The Language of Mothering

Every day I watch our now 10-week old daughter, Olive, learn a new skill. She is just on the cusp of rolling over and has mastered a pretty stealthy cobra pose from tummy time. She talks up a storm with a vocal range that is daily expanding. She is very expressive with her arms and legs and face. She loves nature and stares intently at the sky and trees when we hike. If she is with me when I practice yoga, she loves hearing the sanskrit names of poses. More times than I can count daily I am struck by her pure authentic expression of desire.

Olive is completely uninhibited. She tells us when she is hungry and when she is full. She lets us know if she is tired. She isn't shy to say "Hey! I'm over here! Pay attention." She cries when she feels the pain of separation. She smiles and receives us when we are reunited. She is interested and curious about her own body as she discovers that her limbs belong to her and and an ever evolving volition over her movement. She also expresses pure delight and honest frustration. Discovering her body, voice and emotions is watching the deepest of sadhanas. Olive is so completely pure in her explorations and her efforts are rewarded with clear skill in action. She is a buddha, as all babies are of course, because of her purity of devotion to life. 

As an apprentice to the path of embodiment, I am watching Olive for lessons in how to be in relationship to qualities like Curiosity, Frustration, Genuineness and Love. I am watching her for teachings in learning how to be in these bodies in free and new ways. I am her deepest student. She is teaching me all about being human--deeply human--connecting me to the other species and to the stars.

Occasionally I hear from people that babies, because they are preverbal, are difficult to understand. I have come to fully disagree. You see, in the small family system of baby and caregivers, ideally the caregivers are listening, looking and witnessing so that their own attunement to the baby is symbiotic to the babies needs. I think if you observed myself and Elliot with Olive you would see that the three of us actually speak a language together as a family. Most of it is in gesture and sound. The minutia of micro expression and the implicit feeling behind it. And so I do not find my daughter particularly hard to understand without words. Sometimes of course I am at a loss and stumped on how to meet a need I am unclear about. In these moments I tell her with my words that I am trying to understand her and I am listening and we can work it out. I couple this verbal behavior with a loving, present touch. What we might lack in verbal communication we are continuing with the communication of body to body, breath to breath, gaze to gaze. I usually find that in these moments, though we are decades apart, me as mama and she as baby, we can connect and unite in the sweetest of places. This place, you see is not one of words anyway. It is simply the feeling of, well,

Unconditional Love. 


More and more I want to reside in this place of unconditional love--in this field of contact without words. I am often too tired for the sharing of words these days. I wear my heart outside my body now in the form of this little creature we named Olive. And I of course, have her counting on me to show-up in ways I have never experienced and am growing into every moment of every day. You see, my heart is so full being a mama. For someone who prides herself on being articulate, I cannot even express in words my feelings for my daughter and for being a mother. Its complicated you know. Not only because there is joy and love. Also because there is so much confusion and pain. So many broad and complicated simultaneous emotions come along for the ride of mothering. Just as Olive is figuring out how to be in her body and on earth, I am figuring out how to be in this new body and on earth with a child. Sadly our common culture does not have a language to speak in the field of unconditional love for its mothers. So each of us, mother to mother, child to child, family to family must begin this new language. 

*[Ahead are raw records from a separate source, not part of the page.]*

typedef const Conv3Dev __attribute__((address_space(4)))* Conv3KernargPtr;
template <typename T, int MT, int NW, bool DEEP, int DBG, bool SK = false, bool RAW = false, bool SIDE = false>
__device__ __forceinline__ void conv3x3_tile(const Conv3Dev& head, Conv3KernargPtr rest, const int bx, const int by, const int bz,
                                             const int gdx, const int gdz, char* smem) {
  Conv3Dev a = head;
  constexpr int E = DT<T>::E, CK = DT<T>::CK;
  constexpr int TR = 4 * NW, TC = 16, HR = TR + 2, HC = TC + 2;
  constexpr int NPIX = HR * HC, NPIXP = (NPIX + 15) / 16 * 16, PLANE = NPIXP * 16;
  constexpr int ITER = (NPIXP + 63) / 64;
  constexpr int UNITS = 9 * MT * 64, WU = (UNITS + 255) / 256;
  constexpr bool P = DT<T>::precise;

  static_assert(!SIDE || (RAW && !SK && !DEEP && MT * NW < 16 && sizeof(T) == 2), "SIDE: RAW 16-bit launches of the small register tiles");
  constexpr int STAGE = 4 * PLANE + (9 + (SIDE ? 1 : 0)) * MT * 1024;
  const int half = SK ? (int)(threadIdx.x >> 8) : 0;
  char* s_x = smem + half * STAGE;
  char* s_w = s_x + 4 * PLANE;
  char* s_w2 = s_w + 9 * MT * 1024;
  float* s_coef = reinterpret_cast<float*>(smem + (SK ? 2 : 1) * STAGE);
  double* s_stat;

  const int tid = threadIdx.x & 255, lane = tid & 63, wv = tid >> 6, px = lane & 15, kq = lane >> 4;
  unsigned long long tr_t[24] = {0};
  const bool tracing = (DBG & 64) && threadIdx.x == 0 && bz == gdz / 2 && by == 0 &&
                       bx == (gdx * 5) / 8;
  TR_STAMP(0);
  if ((DBG & 128) && threadIdx.x == 0 && bx == 0 && by == 0 && bz == 0)
    g_conv_span[(a.dbg >> 8) & 1023][0] = __builtin_amdgcn_s_memrealtime();
  const int b = bz, m0 = by * MT;
  int ty_, tx_;
  tile_of(bx, a.tiles_x, gdx / a.tiles_x, ty_, tx_);
  const int ty0 = ty_ * TR, tx0 = tx_ * TC;
  const int H = a.H, W = a.W;
  const int nch0 = a.s[0].C / CK;
  const int ws = a.wsplit;
  int nch = 0;
// ... 106 lines not shown
        }
        *reinterpret_cast<uint4*>(s_x + kq * PLANE + q * 16) = raw;
      }
    }
  };

  TR_STAMP(1);
  if constexpr (SK) { if (half < nch) issue_loads(half, hxA, wxA, std::false_type{}); }
  else issue_loads(0, hxA, wxA, std::true_type{});
  TR_STAMP(2);
  if (rest) {
    Conv3KernargPtr pr = rest;
    asm volatile("" : "+s"(pr));
    a.s[1].data = pr->s[1].data; a.s[1].stats = pr->s[1].stats; a.s[1].gamma = pr->s[1].gamma; a.s[1].beta = pr->s[1].beta;
    a.s[1].film = pr->s[1].film; a.s[1].C = pr->s[1].C; a.s[1].ld = pr->s[1].ld; a.s[1].ups = pr->s[1].ups;
    a.s[1].groups = pr->s[1].groups; a.s[1].act = pr->s[1].act; a.s[1].film_tstride = pr->s[1].film_tstride;
    a.s[1].film_bstride = pr->s[1].film_bstride;
    a.s[0].stats = pr->s[0].stats; a.s[0].gamma = pr->s[0].gamma; a.s[0].beta = pr->s[0].beta; a.s[0].film = pr->s[0].film;
    a.s[0].groups = pr->s[0].groups; a.s[0].act = pr->s[0].act; a.s[0].film_tstride = pr->s[0].film_tstride;
    a.s[0].film_bstride = pr->s[0].film_bstride;
    a.bias = pr->bias; a.out = pr->out; a.ostats = pr->ostats; a.t_ptr = pr->t_ptr; a.addend = pr->addend;
    a.ogroups = pr->ogroups; a.B = pr->B; a.dbg = pr->dbg;
    if constexpr (SIDE) { a.w2 = pr->w2; a.bias2 = pr->bias2; a.out2 = pr->out2; }
  }
  if constexpr (!SK) second_source();
  {
    const int c1 = a.nsrc > 1 ? a.s[1].C : 0;
    nch = (nch0 + c1 / CK) << ws;
    s_stat = reinterpret_cast<double*>(s_coef + 2 * (a.s[0].C + c1));
  }
  asm volatile("" ::"s"(a.bias), "s"(a.out), "s"(a.ostats), "s"(a.ogroups), "s"(a.addend), "s"(a.s[1].C), "s"(a.s[1].ld), "s"(a.s[1].ups),
               "s"(a.s[1].data), "s"(a.s[0].stats), "s"(a.s[0].gamma), "s"(a.s[0].beta), "s"(a.s[0].film), "s"(a.s[0].groups), "s"(a.s[0].act));
  float4 bias[MT];
#pragma unroll
  for (int m = 0; m < MT; ++m) bias[m] = *reinterpret_cast<const float4*>(a.bias + (m0 + m) * 16 + kq * 4);
  float4 bias2[SIDE ? MT : 1];
  if constexpr (SIDE) {
    asm volatile("" ::"s"(a.w2), "s"(a.bias2), "s"(a.out2));
    if (tid < MT * 64) wx2 = *reinterpret_cast<const uint4*>(reinterpret_cast<const char*>(a.w2) + (long)m0 * 1024 + tid * 16);
#pragma unroll
    for (int m = 0; m < MT; ++m) bias2[m] = *reinterpret_cast<const float4*>(a.bias2 + (m0 + m) * 16 + kq * 4);
  }

  {
    const bool any = !RAW && (a.s[0].stats != nullptr || (a.nsrc > 1 && a.s[1].stats != nullptr));
    if (any) {
// ... 160 lines not shown
        compute();
      }
    }
  }

  const int gx = tx0 + px;
  const long obase = (((long)b * H + ty0) * W + tx0) * a.Cout + m0 * 16;
  char* outb = reinterpret_cast<char*>(a.out) + obase * (long)sizeof(T);
  const char* addb = reinterpret_cast<const char*>(a.addend) + obase * (long)sizeof(T);
  const unsigned lane_off = (__umul24(__umul24(wv * NW, W) + px, a.Cout) + kq * 4) * (unsigned)sizeof(T);
  const unsigned row_off = __umul24(W, a.Cout) * (unsigned)sizeof(T);
  float ssum[MT][4], ssq[MT][4];
#pragma unroll
  for (int m = 0; m < MT; ++m)
#pragma unroll
    for (int r = 0; r < 4; ++r) ssum[m][r] = ssq[m][r] = 0.f;
#pragma unroll
  for (int m = 0; m < MT; ++m) asm volatile("" ::"v"(bias[m].x), "v"(bias[m].y), "v"(bias[m].z), "v"(bias[m].w));
  if constexpr (SIDE) {
#pragma unroll
    for (int m = 0; m < MT; ++m) asm volatile("" ::"v"(bias2[m].x), "v"(bias2[m].y), "v"(bias2[m].z), "v"(bias2[m].w));
  }
  const bool rows_in = ty0 + TR <= H && tx0 + TC <= W;
  auto emit = [&](auto full_tag) {
    constexpr bool FULL = decltype(full_tag)::value;
    typename Raw4<T>::type ad[FULL ? 1 : MT][FULL ? 1 : NW];
    if constexpr (!FULL) {
      if (a.addend) {
#pragma unroll
        for (int m = 0; m < MT; ++m)
#pragma unroll
          for (int j = 0; j < NW; ++j) {
            const int gy = ty0 + wv * NW + j;
            const bool in = rows_in || (gy < H && gx < W);
            const unsigned off = lane_off + j * row_off + m * 16 * (unsigned)sizeof(T);
            ad[m][j] = load4_raw<T>(reinterpret_cast<const T*>(addb + (in ? off : 0u)));
          }
#pragma unroll
        for (int m = 0; m < MT; ++m)
#pragma unroll
          for (int j = 0; j < NW; ++j) pin_raw4(ad[m][j]);
      }
    }
    constexpr int MS = sizeof(T) == 2 ? 2 : 1;
    static_assert(MT % 2 == 0, "m-tiles are stored in pairs");
#pragma unroll
// ... 14 lines not shown
              unpack4<T>(ad[m + mm][j], av);
#pragma unroll
              for (int r = 0; r < 4; ++r) v[mm][r] += av[r];
            }
          }
        }
        if constexpr (MS == 2) {
          const uint4 w16 = pair_frag16<T>(v[0], v[1]);
          const unsigned off = lane_off - kq * 4 * (unsigned)sizeof(T) + j * row_off + m * 16 * (unsigned)sizeof(T) + pair_frag16_off(kq);
          if (valid && !(DBG & 8)) store16_out(outb + off, w16);
        } else {
          const unsigned off = lane_off + j * row_off + m * 16 * (unsigned)sizeof(T);
          if (valid && !(DBG & 8)) store4<T>(reinterpret_cast<T*>(outb + off), v[0]);
        }
        if (valid) {
#pragma unroll
          for (int mm = 0; mm < MS; ++mm)
#pragma unroll
            for (int r = 0; r < 4; ++r) { ssum[m + mm][r] += v[mm][r]; ssq[m + mm][r] += v[mm][r] * v[mm][r]; }
        }
      }
    }
  };
  if (rows_in && !a.addend && half == 0) emit(std::true_type{});
  else emit(std::false_type{});
  if constexpr (SIDE) {
    char* out2b = reinterpret_cast<char*>(a.out2) + obase * (long)sizeof(T);
#pragma unroll
    for (int m = 0; m < MT; m += 2) {
#pragma unroll
      for (int j = 0; j < NW; ++j) {
        const int gy = ty0 + wv * NW + j;
        const bool valid = rows_in || (gy < H && gx < W);
        float v[2][4];
#pragma unroll
        for (int mm = 0; mm < 2; ++mm) {
          const float4 bv = bias2[m + mm];
          v[mm][0] = acc2[m + mm][j][0] + bv.x; v[mm][1] = acc2[m + mm][j][1] + bv.y;
          v[mm][2] = acc2[m + mm][j][2] + bv.z; v[mm][3] = acc2[m + mm][j][3] + bv.w;
        }
        const uint4 w16 = pair_frag16<T>(v[0], v[1]);
        const unsigned off = lane_off - kq * 4 * (unsigned)sizeof(T) + j * row_off + m * 16 * (unsigned)sizeof(T) + pair_frag16_off(kq);
        if (valid) store16_out(out2b + off, w16);
      }
    }
  }
  TR_STAMP(9);
  if (a.ostats) {
    __syncthreads();
    TR_STAMP(16);
    const int gs = a.Cout / a.ogroups;
    const int ngrp_blk = (16 * MT) / gs;
    const int stripe = bx % LD_STAT_STRIPES;
    if (!P && (gs & 3) == 0) {
#pragma unroll
      for (int m = 0; m < MT; ++m) {
        const float s1 = wave16_sum((ssum[m][0] + ssum[m][1]) + (ssum[m][2] + ssum[m][3]));
        const float s2 = wave16_sum((ssq[m][0] + ssq[m][1]) + (ssq[m][2] + ssq[m][3]));
        if (px == 0 && half == 0) {
          s_stat[(wv * 2 + 0) * 4 * MT + m * 4 + kq] = (double)s1;
          s_stat[(wv * 2 + 1) * 4 * MT + m * 4 + kq] = (double)s2;
        }
// ... 39 lines not shown
      if (tid < 2 * ngrp_blk && half == 0) {
        const int gi = tid >> 1, k = tid & 1;
        double acc1 = 0.0;
        for (int w4 = 0; w4 < 4; ++w4)
          for (int c = 0; c < gs; ++c) acc1 += s_stat[(w4 * 2 + k) * 16 * MT + gi * gs + c];
        const int g = (m0 * 16) / gs + gi;
        atomicAdd(&a.ostats[(((size_t)b * LD_STAT_STRIPES + stripe) * a.ogroups + g) * 2 + k], acc1);
      }
    }
  }
  if ((DBG & 128) && threadIdx.x == 0) {
    asm volatile("s_waitcnt vmcnt(0)" ::: "memory");
    atomicMax(&g_conv_span[(a.dbg >> 8) & 1023][1], (unsigned long long)__builtin_amdgcn_s_memrealtime());
  }
  if ((DBG & 64) && tracing) {
    tr_t[19] = __builtin_readcyclecounter();
    asm volatile("s_waitcnt vmcnt(0)" ::: "memory");
    tr_t[10] = __builtin_readcyclecounter();
#pragma unroll
    for (int k = 0; k < 24; ++k) g_conv_trace[k] = tr_t[k];
  }
}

And so my heart is full of all of it. I experience the broadest spectrum of emotion each day just as she does. We are waking up together to our human nature as it unfolds every day. And it is indeed ecstatic. Not easy/ Always amazing. Out of this and part of this is my broken heart for all the motherless daughters and childless mothers. My heart aches for the children who grow up without a sense of unconditional ever-present love. I have said this before to countless students, and I'll share it with you now in the wake of Mothers Day and with Fathers Day approaching:


The wounds you have from your parents are not because of lack of love. Only ever because of lack of skill.


I know this must be true. I love Olive more than I thought I could love anything. But I do not always love the act of mothering. I do not always do the "right" thing. I make missteps daily and have felt tremendous anxiety at my mothering flailing already. Lack of skill you see. Not lack of love.

So I am learning how t best mother our precious Olive. I am learning again how to best mother myself. I am learning how to let my own mother, mother and grandmother. I'd like to think that our sadhanas as adults, whatever they may be, help us rediscover the love our parents have for us and make peace with the places love got lost and crumbled. I hope our sadhanas build skill sets within us so that we can give ourselves and ultimately our progeny the fullest forms of support possible. In a sense giving love both form and wings, which is essentially skill and action. 

I'm sure we all have someone in our lives to whom we could say this gentle blessing and prayer. Maybe it is even to a part of yourself.


I Love You
I See You
I Am Sorry
I Understand. 
I Forgive You. 


I know we have much work to do, practices to attend to, families to foster. I look out unto our world and to you with new eyes now--the eyes of a baby--from the field of Love--looking and longing to embody fully.